This invention relates to imaging systems. More specifically this invention concerns an electrophoretic imaging system.
The use of photoconductors to form images is well known. For example, in xerography such as described in U.S. Pat. No. 2,297,691 to C. F. Carlson, photoconductors are widely used. In this process a layer of a photoconductor on a conductive substrate is first provided with a uniform electrostatic charge on its surface in the dark and is then exposed to a light image which causes the photoconductor to allow charge to dissipate through it to the conductor in light struck areas leaving a pattern of electrostatic charge on the surface of the photoconductor. This electrostatic image is then made visible by any number of methods. In one process finely divided particles of colorant called toner which is attracted by the electrostatic charge are cascaded across the photoconductor. Normally, a carrier material for the toner is used to ensure that all areas of the photoconductor are contacted with toner. The toner material may also be dispersed in an insulating carrier liquid; the combination is called a liquid developer. As liquid developer is brought into contact with the photoconductor the toner material is drawn out of the liquid and is held to the photoconductor by electrostatic attraction. Many variations of the above processes exist. In one variation shown in U.S. Pat. No. 2,892,709 to E. F. Mayer, the surface of the photoconductor is charged through a liquid developer layer while the photoconductor is exposed to a light image. The photoconductor will not accept a charge in illuminated areas thus forming an electrostatic image on dark areas. The toner material in the liquid developer is drawn to or precipitates on the surface of the photoconductor in the charged areas forming a visible image.

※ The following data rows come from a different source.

__global__ void __launch_bounds__(256) icp_init_kernel(const IcpJob* __restrict__ jobs)
{
  const IcpJob& j = jobs[blockIdx.y];
  for (int i = blockIdx.x * blockDim.x + threadIdx.x; i < j.ns; i += gridDim.x * blockDim.x) {
    const float4 p = j.src[i];
    float4 o;
    em::transform_point(j.t0, p.x, p.y, p.z, &o.x, &o.y, &o.z);
    o.w = p.w;
    j.work[i] = o;
    j.nn_slot[i] = -1;
  }
}

__device__ __forceinline__ void block_accumulate(long long* vals, int nvals, long long* gsums)
{
  __shared__ long long sh[IB / 32][NSUM];
  const int lane = threadIdx.x & 31, w = threadIdx.x >> 5;
  __syncthreads();
  for (int k = 0; k < nvals; ++k) {
    const long long v = warp_sum_ll(vals[k]);
    if (lane == 0) sh[w][k] = v;
  }
  __syncthreads();
  if (threadIdx.x < nvals) {
    long long s = 0;
    for (int ww = 0; ww < IB / 32; ++ww) s += sh[ww][threadIdx.x];
    if (s != 0) atomicAdd((unsigned long long*)&gsums[threadIdx.x], (unsigned long long)s);
  }
}

__device__ void mat4_mul(const float* a, const float* b, float* r)
{
  for (int i = 0; i < 4; ++i)
    for (int c = 0; c < 4; ++c) {
      float acc = a[i * 4 + 0] * b[0 * 4 + c];
      acc += a[i * 4 + 1] * b[1 * 4 + c];
      acc += a[i * 4 + 2] * b[2 * 4 + c];
      acc += a[i * 4 + 3] * b[3 * 4 + c];
      r[i * 4 + c] = acc;
    }
}

__device__ void icp_solve(const IcpJob& j, int max_iterations, double rotation_threshold, double translation_threshold, int max_log,
                          int* n_active)
{
  IcpState& st = *j.st;
  long long s[NSUM];
  for (int k = 0; k < NSUM; ++k) {
    s[k] = (long long)atomicExch((unsigned long long*)&j.sums[k], 0ull);
  }
  if (j.sums_log && st.iterations < max_log)
    for (int k = 0; k < NSUM; ++k) j.sums_log[(size_t)st.iterations * NSUM + k] = s[k];
  const long long cnt = s[0];
  if (cnt < 3) {
    st.active = 0;
    st.converged = 0;
    __threadfence();
    atomicSub(n_active, 1);
    return;
  }
  const double n = (double)cnt;
  double pm[3], qm[3];
  for (int a = 0; a < 3; ++a) {
    pm[a] = ((double)s[1 + a] / MM3D_FIX1_SCALE) / n;
    qm[a] = ((double)s[4 + a] / MM3D_FIX1_SCALE) / n;
  }
  float sigma[9], pmf[3], qmf[3];
  for (int a = 0; a < 3; ++a) {
    pmf[a] = (float)pm[a];
    qmf[a] = (float)qm[a];
    for (int b = 0; b < 3; ++b) sigma[a * 3 + b] = (float)(((double)s[7 + a * 3 + b] / MM3D_FIX2_SCALE) / n - qm[a] * pm[b]);
  }
  float T[16];
  em::umeyama_from_sigma<float>(sigma, pmf, qmf, T);
  float nf[16];
  mat4_mul(T, st.final_t, nf);
  for (int k = 0; k < 16; ++k) {
    st.final_t[k] = nf[k];
    st.step[k] = T[k];
  }
  st.iterations += 1;
  bool conv = false;
  if (st.iterations >= max_iterations) {
    conv = true;
  } else {
    const double cos_angle = 0.5 * (double)(T[0] + T[5] + T[10] - 1);
    const double translation_sqr = (double)(T[3] * T[3] + T[7] * T[7] + T[11] * T[11]);
    if (cos_angle >= rotation_threshold && translation_sqr <= translation_threshold) {
      conv = true;
    } else {
      const double mse = ((double)s[16] / MM3D_FIXD_SCALE) / n;
      if (fabs(mse - st.prev_mse) < 1e-12) conv = true;
      else st.prev_mse = mse;
    }
  }
  if (conv) {
    st.active = 0;
    st.converged = 1;
    __threadfence();
    atomicSub(n_active, 1);
  } else {
    __threadfence();
    atomicExch(j.next_tile, 0);
  }
}

__device__ __forceinline__ void icp_tile(const IcpJob& j, int tile, double max_dist_sqr, int rv, int max_iterations,
                                         double rotation_threshold, double translation_threshold, int max_log, int* n_active)
{
  __shared__ float s_step[16];
  __shared__ int s_apply;
  __shared__ TileNn nn;
  __syncthreads();
  if (threadIdx.x < 16) s_step[threadIdx.x] = __ldcg(&j.st->step[threadIdx.x]);
  if (threadIdx.x == 16) s_apply = __ldcg(&j.st->iterations) > 0 ? 1 : 0;
  __syncthreads();
  const int apply_step = s_apply;
  long long v[NSUM];
#pragma unroll
  for (int k = 0; k < NSUM; ++k) v[k] = 0;
  const int i = tile * IB + threadIdx.x;
  const bool live = i < j.ns;
  float4 p = make_float4(0.f, 0.f, 0.f, 0.f);
  int guess = -1;
  if (live) {
    p = __ldcg(&j.work[i]);
    if (apply_step) {
      float4 o;
      em::transform_point(s_step, p.x, p.y, p.z, &o.x, &o.y, &o.z);
      o.w = p.w;
      p = o;
      j.work[i] = p;
    }
    guess = __ldcg(&j.nn_slot[i]);
  }
  float d2;
  float4 q;
  int slot;
  const bool hit = tile_nearest(nn, j.tgt, j.reach, live, p.x, p.y, p.z, max_dist_sqr, guess, &d2, &q, &slot);
  if (live) {
    j.nn_slot[i] = slot;
    if (hit) {
      const double pp[3] = {(double)p.x, (double)p.y, (double)p.z};
      const double qq[3] = {(double)q.x, (double)q.y, (double)q.z};
      v[0] = 1;
#pragma unroll
      for (int a = 0; a < 3; ++a) {
        v[1 + a] = em::to_fix(pp[a], MM3D_FIX1_SCALE);
        v[4 + a] = em::to_fix(qq[a], MM3D_FIX1_SCALE);
#pragma unroll
        for (int b = 0; b < 3; ++b) v[7 + a * 3 + b] = em::to_fix(qq[a] * pp[b], MM3D_FIX2_SCALE);
      }
      v[16] = em::to_fix((double)d2, MM3D_FIXD_SCALE);
    }
  }
  block_accumulate(v, NSUM, j.sums);
  __syncthreads();
  if (threadIdx.x == 0) {
    __threadfence();
    const int ntiles = (j.ns + IB - 1) / IB;
    const int ticket = atomicAdd(j.ticket, 1);
    if (ticket == ntiles - 1) {
      *j.ticket = 0;
      __threadfence();
      icp_solve(j, max_iterations, rotation_threshold, translation_threshold, max_log, n_active);
    }
  }
}

__global__ void __launch_bounds__(IB) icp_persistent_kernel(const IcpJob* __restrict__ jobs, int n_jobs, IcpLoop* loop, double max_dist_sqr,
                                                            int rv, int max_iterations, double rotation_threshold,
                                                            double translation_threshold, int max_log)
{
  __shared__ int s_pair, s_tile;
  int cur = 0;
  for (;;) {
    if (threadIdx.x == 0) {
      int pair = -1, tile = -1, scanned = 0;
      while (__ldcg(&loop->n_active) > 0) {
        const IcpJob& j = jobs[cur];
        if (__ldcg(j.next_tile) < j.n_tiles) {
          const int t = atomicAdd(j.next_tile, 1);
          if (t < j.n_tiles) {
            __threadfence();
            pair = cur;
            tile = t;
            break;
          }
        }
        cur = cur + 1 == n_jobs ? 0 : cur + 1;
        if (++scanned >= n_jobs) {
          scanned = 0;
          __nanosleep(500);
        }
      }
      s_pair = pair;
      s_tile = tile;
    }
    __syncthreads();
    const int pair = s_pair, tile = s_tile;
    if (pair < 0) break;
    icp_tile(jobs[pair], tile, max_dist_sqr, rv, max_iterations, rotation_threshold, translation_threshold, max_log, &loop->n_active);
    __syncthreads();
  }
}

The above processes have a number of deficiencies. A major problem is that the photoconductors must be charged to an intitial potential and then discharged in image configuration to provide an electrostatic image of sufficient strength to attract toner particles. These two process steps take a certain amount of time to complete which slows process speed. The process of U.S. Pat. No. 2,892,709 requires that the charging of the photoconductor be accomplished through an insulating liquid having particles dispersed therein which is relatively inefficient. Also, the above processes are subject to background formed by particles adhering to areas of the photoconductor which are not charged. These particles of toner in background areas interfere with final image quality.
Another disadvantage of prior art systems is that the photoconductive layer must be insulating enough to hold a high charge for the time necessary to develop an image. Further, the prior art processes require that the toner material be carefully selected to have the proper triboelectric relationships to the carrier material and to the charge on the surface of the photoconductor. Also, the prior art processes are not capable of producing positive and negative images at the same time and can change image sense only by the addition of complicated process steps.